→ TASK GOAL
Copy every record that follows, word for word.

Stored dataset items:
*****

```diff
@@ -101,11 +111,29 @@
             continue
         m0_writes += 1
         nxt = [x for _, x in ins_only[k + 1:k + 3]]
-        if len(nxt) < 2 or nxt[0] != 's_nop 0' or not (nxt[1].startswith('buffer_load_dwordx4') and nxt[1].endswith(' lds')):
+        if len(nxt) < 2 or nxt[0] != 's_nop 0' or not (re.match(r'^buffer_load_dword(x4)? ', nxt[1]) and nxt[1].endswith(' lds')):
             bad.append(('`s_mov_b32 m0` is not followed by `s_nop 0` + an LDS-direct buffer load', c + ' | ' + ' | '.join(nxt)))
+    for _, c in ins_only:
+        if c.startswith('scratch_'):
+            bad.append(('scratch access (a spill: its reload waits with vmcnt(0) for every LDS-direct load in flight)', c))
+            break
+    if private_bytes:
+        bad.append((f'private segment of {private_bytes} bytes (expected 0: no spill)', ''))
+    atomics = 0
+    for k, (_, c) in enumerate(ins_only):
+        m = re.match(r'^global_atomic_add (v\d+),', c)
+        if not m:
+            continue
+        atomics += 1
+        for _, c2 in ins_only[k + 1:]:
+            if c2 == 's_waitcnt vmcnt(0)':
+                break
+            if re.search(r'\b' + m.group(1) + r'\b', c2):
+                bad.append((f'{m.group(1)}, the destination of a returning atomic, is touched before the next vmcnt(0)', c2))
+                break
     waits = [k for k, (_, c) in enumerate(code) if re.match(r'^s_waitcnt vmcnt\(4\)$', c)]
-    summary = dict(m0_writes=m0_writes, pair_loops=len(waits))
-    k_loops = 0
+    summary = dict(m0_writes=m0_writes, pair_loops=len(waits), atomics=atomics)
+    k_loops, k_end = 0, None
     for w in waits:
         lab = next((code[k][1][:-1] for k in range(w, -1, -1) if code[k][1].endswith(':')), None)
         back = [k for k in range(w, len(code)) if re.match(r'^s_c?branch\w* ' + re.escape(lab or '?') + '$', code[k][1])]
@@ -116,6 +144,7 @@
         if not any(c.startswith('v_mfma') for c in loop):
             continue
         k_loops += 1
+        k_end = back[-1]
         vmem = [c for c in loop if re.match(r'^(buffer_|global_|flat_|scratch_)', c)]
         notlds = [c for c in vmem if not (c.startswith('buffer_load_dwordx4') and c.endswith(' lds'))]
         for c in notlds:
@@ -130,6 +159,21 @@
             bad.append(('the K loop must hold exactly one vector-memory wait, the hand-written vmcnt(4)', ' | '.join(vwaits)))
         summary.update(loop_instructions=len(loop), lds_direct_sites=len(vmem) - len(notlds), mfma=sum(c.startswith('v_mfma') for c in loop))
     summary['pair_loops'] = k_loops
+    if pair and k_loops == 0:
+        raise IsaListingError('conv3_wino4_kernel (PAIR): no K loop recognised (a loop with MFMAs that ends in the hand-written `s_waitcnt vmcnt(4)`)')
+    if k_end is not None:
+        item_back = next((k for k in range(len(code) - 1, k_end, -1) if re.match(r'^s_c?branch\w* \.LBB\d+_\d+$', code[k][1])), len(code) - 1)
+        tail = [c for _, c in code[k_end + 1:item_back] if not c.endswith(':')]
+        first = next((k for k, c in enumerate(tail) if c.startswith('s_mov_b32 m0')), None)
+        if first is None:
+            bad.append(('no LDS-direct request (the next item\'s first chunks) behind the K loop', ''))
+        else:
+            for k, c in enumerate(tail[first:], first):
+                if re.match(r'^(buffer_load|global_load|flat_load|scratch_load)', c) and not c.endswith(' lds'):
+                    bad.append(('a vector-memory load of the compiler\'s in the output stage (its wait would also wait for the next item\'s requests)', c))
+                if c.startswith('s_waitcnt') and 'vmcnt' in c and not any(x.startswith('global_atomic_add') for x in tail[max(0, k - 4):k]):
+                    bad.append(('a vector-memory wait in the output stage (it also waits for the next item\'s requests)', c))
+            summary.update(stores_behind_requests=sum(c.startswith('global_store') for c in tail[first:]))
     return summary, bad
 
 
@@ -141,7 +185,7 @@
         if not m:
             continue
         end = next((j for j in range(i, len(lines)) if lines[j].strip().startswith('.amdhsa_kernel')), len(lines))
-        out[m.group(1)] = check_wino4_kernel(lines[i:end])
+        out[m.group(1)] = check_wino4_kernel(lines[i:end], pair=m.group(3) == '1', private_bytes=_private_segment_bytes(lines[end:end + 80], m.group(1)) or 0)
     return out
 
 
@@ -225,7 +269,11 @@
         if not m:
             continue
         end = next((j for j in range(i, len(lines)) if lines[j].strip().startswith('.amdhsa_kernel')), len(lines))
-        out[m.group(1)] = check_wino4f_kernel(lines[i:end])
+        summary, bad = check_wino4f_kernel(lines[i:end])
+        priv = _private_segment_bytes(lines[end:end + 80], m.group(1))
+        if priv:
+            bad.append((f'private segment of {priv} bytes (expected 0: no spill)', ''))
+        out[m.group(1)] = (summary, bad)
     return out
 
 
```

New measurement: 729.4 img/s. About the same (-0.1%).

*****

→ PROBLEM SOLUTION
```diff
@@ -101,11 +111,29 @@
             continue
         m0_writes += 1
         nxt = [x for _, x in ins_only[k + 1:k + 3]]
-        if len(nxt) < 2 or nxt[0] != 's_nop 0' or not (nxt[1].startswith('buffer_load_dwordx4') and nxt[1].endswith(' lds')):
+        if len(nxt) < 2 or nxt[0] != 's_nop 0' or not (re.match(r'^buffer_load_dword(x4)? ', nxt[1]) and nxt[1].endswith(' lds')):
             bad.append(('`s_mov_b32 m0` is not followed by `s_nop 0` + an LDS-direct buffer load', c + ' | ' + ' | '.join(nxt)))
+    for _, c in ins_only:
+        if c.startswith('scratch_'):
+            bad.append(('scratch access (a spill: its reload waits with vmcnt(0) for every LDS-direct load in flight)', c))
+            break
+    if private_bytes:
+        bad.append((f'private segment of {private_bytes} bytes (expected 0: no spill)', ''))
+    atomics = 0
+    for k, (_, c) in enumerate(ins_only):
+        m = re.match(r'^global_atomic_add (v\d+),', c)
+        if not m:
+            continue
+        atomics += 1
+        for _, c2 in ins_only[k + 1:]:
+            if c2 == 's_waitcnt vmcnt(0)':
+                break
+            if re.search(r'\b' + m.group(1) + r'\b', c2):
+                bad.append((f'{m.group(1)}, the destination of a returning atomic, is touched before the next vmcnt(0)', c2))
+                break
     waits = [k for k, (_, c) in enumerate(code) if re.match(r'^s_waitcnt vmcnt\(4\)$', c)]
-    summary = dict(m0_writes=m0_writes, pair_loops=len(waits))
-    k_loops = 0
+    summary = dict(m0_writes=m0_writes, pair_loops=len(waits), atomics=atomics)
+    k_loops, k_end = 0, None
     for w in waits:
         lab = next((code[k][1][:-1] for k in range(w, -1, -1) if code[k][1].endswith(':')), None)
         back = [k for k in range(w, len(code)) if re.match(r'^s_c?branch\w* ' + re.escape(lab or '?') + '$', code[k][1])]
@@ -116,6 +144,7 @@
         if not any(c.startswith('v_mfma') for c in loop):
             continue
         k_loops += 1
+        k_end = back[-1]
         vmem = [c for c in loop if re.match(r'^(buffer_|global_|flat_|scratch_)', c)]
         notlds = [c for c in vmem if not (c.startswith('buffer_load_dwordx4') and c.endswith(' lds'))]
         for c in notlds:
@@ -130,6 +159,21 @@
             bad.append(('the K loop must hold exactly one vector-memory wait, the hand-written vmcnt(4)', ' | '.join(vwaits)))
         summary.update(loop_instructions=len(loop), lds_direct_sites=len(vmem) - len(notlds), mfma=sum(c.startswith('v_mfma') for c in loop))
     summary['pair_loops'] = k_loops
+    if pair and k_loops == 0:
+        raise IsaListingError('conv3_wino4_kernel (PAIR): no K loop recognised (a loop with MFMAs that ends in the hand-written `s_waitcnt vmcnt(4)`)')
+    if k_end is not None:
+        item_back = next((k for k in range(len(code) - 1, k_end, -1) if re.match(r'^s_c?branch\w* \.LBB\d+_\d+$', code[k][1])), len(code) - 1)
+        tail = [c for _, c in code[k_end + 1:item_back] if not c.endswith(':')]
+        first = next((k for k, c in enumerate(tail) if c.startswith('s_mov_b32 m0')), None)
+        if first is None:
+            bad.append(('no LDS-direct request (the next item\'s first chunks) behind the K loop', ''))
+        else:
+            for k, c in enumerate(tail[first:], first):
+                if re.match(r'^(buffer_load|global_load|flat_load|scratch_load)', c) and not c.endswith(' lds'):
+                    bad.append(('a vector-memory load of the compiler\'s in the output stage (its wait would also wait for the next item\'s requests)', c))
+                if c.startswith('s_waitcnt') and 'vmcnt' in c and not any(x.startswith('global_atomic_add') for x in tail[max(0, k - 4):k]):
+                    bad.append(('a vector-memory wait in the output stage (it also waits for the next item\'s requests)', c))
+            summary.update(stores_behind_requests=sum(c.startswith('global_store') for c in tail[first:]))
     return summary, bad
 
 
@@ -141,7 +185,7 @@
         if not m:
             continue
         end = next((j for j in range(i, len(lines)) if lines[j].strip().startswith('.amdhsa_kernel')), len(lines))
-        out[m.group(1)] = check_wino4_kernel(lines[i:end])
+        out[m.group(1)] = check_wino4_kernel(lines[i:end], pair=m.group(3) == '1', private_bytes=_private_segment_bytes(lines[end:end + 80], m.group(1)) or 0)
     return out
 
 
@@ -225,7 +269,11 @@
         if not m:
             continue
         end = next((j for j in range(i, len(lines)) if lines[j].strip().startswith('.amdhsa_kernel')), len(lines))
-        out[m.group(1)] = check_wino4f_kernel(lines[i:end])
+        summary, bad = check_wino4f_kernel(lines[i:end])
+        priv = _private_segment_bytes(lines[end:end + 80], m.group(1))
+        if priv:
+            bad.append((f'private segment of {priv} bytes (expected 0: no spill)', ''))
+        out[m.group(1)] = (summary, bad)
     return out
 
 
```

New measurement: 729.4 img/s. About the same (-0.1%).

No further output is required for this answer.